A kibbutz founder remarked to me when the Intifada began that she had no idea the Arabs among them were unhappy, for they had a far better standard of living than others in the Arab world, similar to what I heard from my southern relatives in the 1950’s regarding Blacks.  One member who joined the kibbutz as an adult was a commando veteran of five wars.  He was decisive and determined, even when he did not know what he was doing when we traveled anywhere.  But he remarked that if he had to argue (and Israelis LOVE to argue…), he would rather argue the Palestinian cause than the Israeli.

With more privatization, the kibbutzim today, more and more, operate as cooperatives. After a trial period, new members not born in to the kibbutz may join, and spouses usually, although not always, may also be accepted as full members. Members may use their budgets for food purchased locally, thru the kibbutz, or at the dining hall.  Private automobiles are discouraged, although people working off the kibbutz may accept a car which they use freely as part of their employment.  At some point, ownership of a given dwelling will likely be given to a member; it can also be sold back to the kibbutz or to another member should the buyer leave or die, although this change has not come to Kibbutz Hazorea.  All these variables are part of the evolving policy changes across the kibbutz movement. When the first Iraq war came and the younger members wanted their children at home to sleep, that was anathema to the founders who emigrated to build a new society.  My old friend the founder wisely counseled his generation to stay out of the decision, as it was not their lives that were being changed.  The kibbutz belonged to younger members.

My friend the commando veteran says he did not leave the kibbutz; the kibbutz left him, paralleling my feelings about aspects of the U.S. economic and political scene.

2 Comments
  1. Glenna Park 4 years ago

    This is a really compelling short history of a lifestyle so foreign to us Americans! I would like to know a lot more about the lives of people living there. Maybe you can write more.

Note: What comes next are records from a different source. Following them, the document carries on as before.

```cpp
struct Scanner {
    const char* s; size_t n; size_t i = 0;
    Scanner(const char* p, size_t len) : s(p), n(len) {}
    int peek() const { return i < n ? (unsigned char)s[i] : -1; }
    static bool ws(int c) { return c == ' ' || c == '\t' || c == '\n' || c == '\r' || c == '\f' || c == '\v'; }
// ... 713 lines not shown
                vmax2 = std::max(vmax2, q);
            }
        const double vmax = std::sqrt(vmax2), omax = 2.0 * vmax * (1.0 + 1e-12);
        double g1 = 0.0;
        for (int32_t i = 0; i < sc.n_tris; ++i) {
            if (emits[(size_t)i]) continue;
            const TriNorms q = tri_norms(sc.tris[i]);
            if (!(q.P <= kLemmaPmax)) return;
            const double rho = lemma_rho(q, omax), r = 7.0 * u * q.P / eps;
            g1 = std::max(g1, rho + 1.01 * (r * (omax + vmax + rho) + rho));
        }
        const double delta1 = 4.0 * u * (2.0 * (vmax + g1) + omax) * (1.0 + 1e-6), R1 = vmax + g1 + delta1;
        if (!(R1 <= 1048576.0)) return;
        double six = 0.0;
        for (int c = 0; c < 3; ++c) { L.em_lo[c] = P.emitters.empty() ? 0.0 : 1e300; L.em_hi[c] = P.emitters.empty() ? 0.0 : -1e300; }
        for (int32_t e : P.emitters) {
            const sq_tri& t = sc.tris[e];
            const TriNorms q = tri_norms(t);
            if (!(q.P <= kLemmaPmax)) return;
            L.em_rho = std::max(L.em_rho, 32.0 * (u / eps) * q.P * (R1 + q.V0 + q.E1 + q.E2));
            six = std::max(six, 6.0 * u * (q.E1 + q.E2));
            for (const float* v : { t.v0, t.v1, t.v2 })
                for (int c = 0; c < 3; ++c) {
                    L.em_lo[c] = std::min(L.em_lo[c], (double)v[c]);
                    L.em_hi[c] = std::max(L.em_hi[c], (double)v[c]);
                }
        }
        L.em_add = six + delta1 + 1e-20;
        std::vector<float> vals;
        for (int32_t i = 0; i < sc.n_tris; ++i) vals.push_back(P.surfs[(size_t)i].reflective);
        std::sort(vals.begin(), vals.end()); vals.erase(std::unique(vals.begin(), vals.end()), vals.end());
        const size_t nv = vals.size(), nc = std::min<size_t>(nv, (size_t)kLevel1Classes);
        L.n_classes = (int32_t)nc;
        for (size_t c = 0; c < nc; ++c) {
            L.class_val[c] = vals[nv - nc + c];
            const float from = (c == 0) ? vals[0] : L.class_val[c];
            float* b = L.class_box[c];
            b[0] = b[1] = b[2] = INFINITY; b[3] = b[4] = b[5] = -INFINITY;
            for (int32_t i = 0; i < sc.n_tris; ++i) {
                if (!(P.surfs[(size_t)i].reflective >= from)) continue;
                const sq_tri& t = sc.tris[i];
                const TriNorms q = tri_norms(t);
                if (!(q.P <= kLemmaPmax)) { b[0] = b[1] = b[2] = -INFINITY; b[3] = b[4] = b[5] = INFINITY; break; }
                double m = lemma_rho(q, omax);
                m += 8.0 * u * (vmax_inf + m + omax) + 1e-20;
                for (int k = 0; k < 3; ++k) {
                    const double lo = std::min({ (double)t.v0[k], (double)t.v1[k], (double)t.v2[k] }), hi = std::max({ (double)t.v0[k], (double)t.v1[k], (double)t.v2[k] });
                    b[k] = std::min(b[k], f_down(lo - m)); b[3 + k] = std::max(b[3 + k], f_up(hi + m));
                }
            }
        }
        L.o2max = P.cull_limits[0]; L.d2min = P.cull_limits[1]; L.d2max = P.cull_limits[2];
        L.on = 1;
    }
    void geometry_flags() {
        bool fin = finite3(sc.root.lo) && finite3(sc.root.hi);
        for (const DevBranch& d : P.branches) fin = fin && finite3(d.lo) && finite3(d.hi) && finite(d.lmax) && finite(d.rmin);
        for (int32_t i = 0; i < sc.n_tris && fin; ++i) fin = finite3(sc.tris[i].v0) && finite3(sc.tris[i].v1) && finite3(sc.tris[i].v2);
        P.finite_geometry = fin;
        P.small_index = P.nb < 0x8000 && sc.n_tris < 0x8000;
        P.n_verts = (int32_t)(P.verts4.size() / 4);
    }
};

}

int sq_pack_scene(const sq_scene& sc, PackedScene& out) {
    out = PackedScene{};
    Packer k{ sc, out };
    if (validate_tree(sc, out.height, k.depth)) return 1;
    if (sc.height && sc.height != out.height) return sq_set_error("scene.height = %d but the tree has height %d", sc.height, out.height);
    k.renumber(); k.branch_boxes(); k.material_flags(); k.triangles_and_surfaces(); k.vertex_index_form(); k.resident_encoding();
    if (k.culling_tables() || k.leaf_references()) return 1;
    k.merged_records(); k.emitter_list(); k.geometry_flags(); k.level1_tables();
    return 0;
}

struct sq_packed : PackedScene {};
extern "C" int sq_scene_pack(const sq_scene* sc, sq_packed** out) {
    if (sq_check_scene_args(sc, out)) return 1;
    sq_packed* p = new sq_packed;
    if (sq_pack_scene(*sc, *p)) { delete p; return 1; }
    *out = p;
    return 0;
}
extern "C" void sq_packed_free(sq_packed* p) { delete p; }
extern "C" int sq_packed_array(const sq_packed* P, const char* name, const void** data, size_t* bytes) {
    if (!P || !name || !data || !bytes) return sq_set_error("null argument");
    bool found = false;
    auto is = [&](const char* n, const auto& v) { if (!found && !std::strcmp(name, n)) { found = true; *data = v.data(); *bytes = v.size() * sizeof(v[0]); } };
    is("branches", P->branches); is("leaves", P->leaves); is("tris", P->tris); is("tri_mat", P->tri_mat); is("surfs", P->surfs);
    is("mats", P->mats); is("verts4", P->verts4); is("trix", P->trix); is("rbranch", P->rbranch); is("emitters", P->emitters);
    is("cull_child", P->cull_child); is("cull_child16", P->cull_child16); is("branches_m", P->branches_m);
    if (!found && !std::strcmp(name, "level1")) { found = true; *data = &P->level1; *bytes = sizeof P->level1; }
    return found ? 0 : sq_set_error("no packed array '%s'", name);
}
extern "C" int sq_packed_scalar(const sq_packed* P, const char* name, int64_t* value) {
    if (!P || !name || !value) return sq_set_error("null argument");
    uint32_t lim[3]; std::memcpy(lim, P->cull_limits, sizeof lim);
    const struct { const char* name; int64_t value; } all[] = {
        { "n_branches", P->nb }, { "n_leaves", P->nl }, { "height", P->height }, { "root_ref", P->root_ref }, { "rroot", P->rroot },
        { "packed_leaves", P->packed_leaves }, { "nonneg_materials", P->nonneg_materials }, { "finite_geometry", P->finite_geometry },
        { "n_emitters", P->n_emitters }, { "n_verts", P->n_verts }, { "cull_o2max", lim[0] }, { "cull_d2min", lim[1] }, { "cull_d2max", lim[2] },
        { "small_index", P->small_index }, { "shortcut_depth", P->shortcut_depth }, { "level1_zero", P->level1_zero }, { "level1_on", P->level1.on } };
    for (const auto& s : all) if (!std::strcmp(name, s.name)) { *value = s.value; return 0; }
    return sq_set_error("no packed scalar '%s'", name);
}

extern "C" int64_t sq_rng_table_cover(int32_t w, int32_t h, int32_t samples, int64_t budget_bytes) {
    if (w < 1 || h < 1 || samples < 1 || budget_bytes < 12) return 0;
    const unsigned __int128 span = (unsigned __int128)samples * ((unsigned __int128)(w - 1) * (unsigned __int128)w + (unsigned __int128)h);
    const unsigned __int128 cap = (unsigned __int128)(budget_bytes / 12);
    return (int64_t)(span < cap ? span : cap);
}

namespace sqd {
namespace {
enum OptionKind { kAny, kRange, kBool, kSign, kIgnored };
struct OptionRow { const char* name; int64_t Options::* member; OptionKind kind; int64_t lo, hi; const char* refusal; };
const OptionRow kOptionTable[] = {
    { "timing", &Options::timing, kAny, 0, 0, nullptr },
    { "variant", &Options::variant, kRange, 1, 2, "variant must be 1 (per-pixel kernel) or 2 (wavefront)" },
    { "slots", &Options::slots, kRange, 1, 512ll << 20, "slots must be in 1..2^29" },
    { "straggler_lanes", &Options::straggler_lanes, kRange, 0, 63, "straggler_lanes must be in 0..63" },
    { "resident", &Options::resident, kBool, 0, 1, nullptr },
    { "profile", &Options::profile, kBool, 0, 1, nullptr },
    { "lds_node_kb", &Options::lds_node_kb, kRange, 0, 128, "lds_node_kb must be in 0..128" },
    { "trace_blocks_per_cu", &Options::trace_blocks_per_cu, kRange, 0, 8, "trace_blocks_per_cu must be in 0..8" },
    { "overlap", &Options::overlap, kRange, 0, 2, "overlap must be 0, 1 or 2" },
    { "rng_table_mb", &Options::rng_table_mb, kRange, 0, 1ll << 20, "rng_table_mb must be in 0..2^20" },
    { "cast_wavefront", &Options::cast_wavefront, kBool, 0, 1, nullptr },
    { "deep", &Options::deep, kBool, 0, 1, nullptr },
    { "pool", &Options::pool, kBool, 0, 1, nullptr },
    { "guided", &Options::guided, kRange, 0, 3, "guided must be in 0..3" },
    { "primary_resident", &Options::primary_resident, kBool, 0, 1, nullptr },
    { "cull", &Options::cull, kBool, 0, 1, nullptr },
    { "level1_cull", &Options::level1_cull, kBool, 0, 1, nullptr },
    { "incremental", nullptr, kIgnored, 0, 0, nullptr },
    { "primary_tiles", &Options::primary_tiles, kBool, 0, 1, nullptr },
    { "primary_pooled", &Options::primary_pooled, kBool, 0, 1, nullptr },
    { "coresidency", &Options::coresidency, kBool, 0, 1, nullptr },
    { "aux_polite", &Options::aux_polite, kRange, 0, 8, "aux_polite must be in 0..8" },
    { "trace_prio", &Options::trace_prio, kRange, 0, 3, "trace_prio must be in 0..3" },
    { "aux_low_priority", &Options::aux_low_priority, kBool, 0, 1, nullptr },
    { "descend_extra", &Options::descend_extra, kRange, 0, 16, "descend_extra must be in 0..16" },
    { "descend_lanes", &Options::descend_lanes, kRange, 1, 64, "descend_lanes must be in 1..64" },
// ... 306 lines not shown
```

### squigly-trace_amd/csrc/sq_kernels_wave.h

```cpp
#pragma once
#include "sq_frame.h"

__device__ __forceinline__ void diag_aux_wave(const Work& W, int diag, bool at_start) {
    if (!diag || (threadIdx.x & 63) != 0) return;
    const unsigned long long live = atomicAdd(&W.stats[kDiagGauge], 0ull);
    if (at_start) atomicAdd(&W.stats[kDiagWaves], 1ull);
    if (live >= (unsigned long long)diag) atomicAdd(&W.stats[at_start ? kDiagStartBeside : kDiagEndBeside], 1ull);
}

template <typename StackT, int SRC, bool AD, bool SKY, typename FrameT>
__device__ __forceinline__ void primary_body(const SceneView& S, const FrameT& F, const Work& W, const Sky& K) {
    constexpr bool MV = SRC == kSrcViews;
    extern __shared__ float4 lds_raw[];
    SQ_LDS StackT* stk = to_lds<StackT>(lds_raw) + threadIdx.x;
    const long long q = (long long)blockIdx.x * kBlock + threadIdx.x;
    int view = 0;
    long long pix;
    if constexpr (SRC == kSrcRays) pix = q < (long long)F.h ? q : -1;
    else if constexpr (MV) pix = q < primary_padded(F) * F.n_views ? primary_tile_views(F, q, view) : -1;
    else pix = q < primary_padded(F) ? primary_tile(F, q) : -1;
    bool in = pix >= 0;
    if constexpr (AD) in = in && pixel_live(F, pix);
    Hit h0; h0.tri = -1; h0.t = 0;
    f3 d0 = sq::mk(0, 0, 0);
// ... 50 lines not shown
__device__ __forceinline__ long long seed_base(const FrameT& F, const Work& W, int a, const Pixel0& P) {
    if constexpr (SRC == kSrcRays) return F.ray_seed[W.px_pixel[a]];
    else return (long long)F.samples * ((long long)P.x + (long long)P.y * (long long)F.w);
}
__device__ __forceinline__ bool absorbs(const SceneView& S, const Surface& s) {
    return S.nonneg_materials && s.surf.x == 0.0f && s.surf.y == 0.0f && s.surf.z == 0.0f;
}
__device__ __forceinline__ void finish_level1(const Work& W, long long sid, int tri1) {
    W.tri1[sid] = tri1;
    W.state[sid] = kDone;
}
__device__ __forceinline__ int2 slot_hit(const float4& org) { return make_int2(__float_as_int(org.x), __float_as_int(org.y)); }

struct RngRun { uint32_t w[3 * kRngRun]; };
__device__ __forceinline__ RngRun rng_load_run(const uint32_t* words, long long seed) {
    RngRun r;
    const uint32_t* p = words + 3 * seed;
    if ((seed & 3) == 0) {
        const uint4* q = reinterpret_cast<const uint4*>(p);
        const uint4 a = q[0], b = q[1], c = q[2];
        r.w[0] = a.x; r.w[1] = a.y; r.w[2] = a.z; r.w[3] = a.w; r.w[4] = b.x; r.w[5] = b.y; r.w[6] = b.z; r.w[7] = b.w;
        r.w[8] = c.x; r.w[9] = c.y; r.w[10] = c.z; r.w[11] = c.w;
    } else {
#pragma unroll
        for (int i = 0; i < 3 * kRngRun; ++i) r.w[i] = p[i];
    }
    return r;
}
__global__ void __launch_bounds__(kBlock) sq_rng_fill(uint32_t* words, long long quad_begin, long long quad_end) {
    for (long long q = quad_begin + (long long)blockIdx.x * kBlock + threadIdx.x; q < quad_end; q += (long long)gridDim.x * kBlock) {
        uint32_t w[3 * kRngRun];
#pragma unroll
        for (int j = 0; j < kRngRun; ++j) sq::tfgen3(q * kRngRun + j, w[3 * j], w[3 * j + 1], w[3 * j + 2]);
        uint4* o = reinterpret_cast<uint4*>(words + 3 * kRngRun * q);
        o[0] = make_uint4(w[0], w[1], w[2], w[3]); o[1] = make_uint4(w[4], w[5], w[6], w[7]); o[2] = make_uint4(w[8], w[9], w[10], w[11]);
    }
}

__device__ __forceinline__ bool halfplane_misses_box(f3 p0, f3 d1, f3 nd, const double* lo, const double* hi, double m) {
    const double px[3] = { p0.x, p0.y, p0.z }, dx[3] = { d1.x, d1.y, d1.z }, nx[3] = { nd.x, nd.y, nd.z };
    double g[3], h[3], scale = 0.0;
#pragma unroll
    for (int k = 0; k < 3; ++k) { g[k] = 0.5 * (lo[k] + hi[k]) - px[k]; h[k] = 0.5 * (hi[k] - lo[k]) + m; scale += __builtin_fabs(g[k]) + h[k]; }
    const double tol = 1e-9 * scale;
    const double N[3] = { dx[1] * nx[2] - dx[2] * nx[1], dx[2] * nx[0] - dx[0] * nx[2], dx[0] * nx[1] - dx[1] * nx[0] };
    const double dist = __builtin_fabs(N[0] * g[0] + N[1] * g[1] + N[2] * g[2]);
    const double rad = __builtin_fabs(N[0]) * h[0] + __builtin_fabs(N[1]) * h[1] + __builtin_fabs(N[2]) * h[2];
    if (dist > rad + tol) return true;
    const double f = (dx[0] * nx[0] + dx[1] * nx[1] + dx[2] * nx[2]) / (nx[0] * nx[0] + nx[1] * nx[1] + nx[2] * nx[2]);
    const double w[3] = { dx[0] - f * nx[0], dx[1] - f * nx[1], dx[2] - f * nx[2] };
    const double side = w[0] * g[0] + w[1] * g[1] + w[2] * g[2] + __builtin_fabs(w[0]) * h[0] + __builtin_fabs(w[1]) * h[1] + __builtin_fabs(w[2]) * h[2];
    return side < -tol;
}
__device__ __forceinline__ bool level1_culled(const SceneView& S, const Level1Cull& C, bool p0_ok, f3 p0, f3 d1, uint32_t n1, uint32_t n2) {
    const float eps = 0.0001f, inf = __builtin_inff();
    const f3 df = sq::mk(1.0f / d1.x, 1.0f / d1.y, 1.0f / d1.z);
    const f3 nodf = sq::mk(-p0.x * df.x, -p0.y * df.y, -p0.z * df.z);
    const float dd = sq::dot(d1, d1);
    if (!(p0_ok && finite3(d1) && finite3(df) && finite3(nodf) && dd >= C.d2min && dd <= C.d2max)) return false;
    const float un1 = sq::unit_float(n1);
    bool has = false; float b[6] = { 0, 0, 0, 0, 0, 0 };
#pragma unroll
    for (int c = kLevel1Classes - 1; c >= 0; --c) {
        if (c < C.n_classes && C.class_val[c] >= un1) {
            has = true;
#pragma unroll
            for (int k = 0; k < 6; ++k) b[k] = C.class_box[c][k];
        }
    }
    if (has && cull_slab(b, df, nodf)) return false;
    const f3 nd = random_vector(n1, n2);
    const float nn = sq::dot(nd, nd);
    if (!(nn >= C.d2min && nn <= C.d2max)) return false;
    float amin = inf;
    for (int j = 0; j < S.n_emitters; ++j) {
        const float* tp = S.tris + 9 * (size_t)S.emitters[j];
        const f3 v0 = sq::mk(tp[0], tp[1], tp[2]), e1 = sq::mk(tp[3], tp[4], tp[5]), e2 = sq::mk(tp[6], tp[7], tp[8]);
        float t_unused;
        if (moller_trumbore(p0, d1, v0, e1, e2, t_unused)) return false;
        const float a = sq::dot(e1, sq::cross(nd, e2));
        if (!(a > -eps && a < eps)) amin = sq::hmin(amin, __builtin_fabsf(a));
    }
    if (amin == inf) return true;
    if (!(amin < inf)) return false;
    return halfplane_misses_box(p0, d1, nd, C.em_lo, C.em_hi, C.em_rho * ((double)eps / (double)amin) + C.em_add);
}
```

  2. glenna park 3 months ago

    I read this again with awe and amazement without recalling that I read it 4 years ago! I had forgotten everything! That appears to be the reason my husband says I am a cheap date. At this early stage, I forget everything! Never-the-less, your story satisfies my continued interest in lifestyles of other people. From early years, living in student housing at the University of California, I really wanted to explore hippie communal living. Nowadays, I am thankful that my engineer husband’s preference for more traditional living prevailed. At the same time, I loved reading about your kibbutz friends and Israel.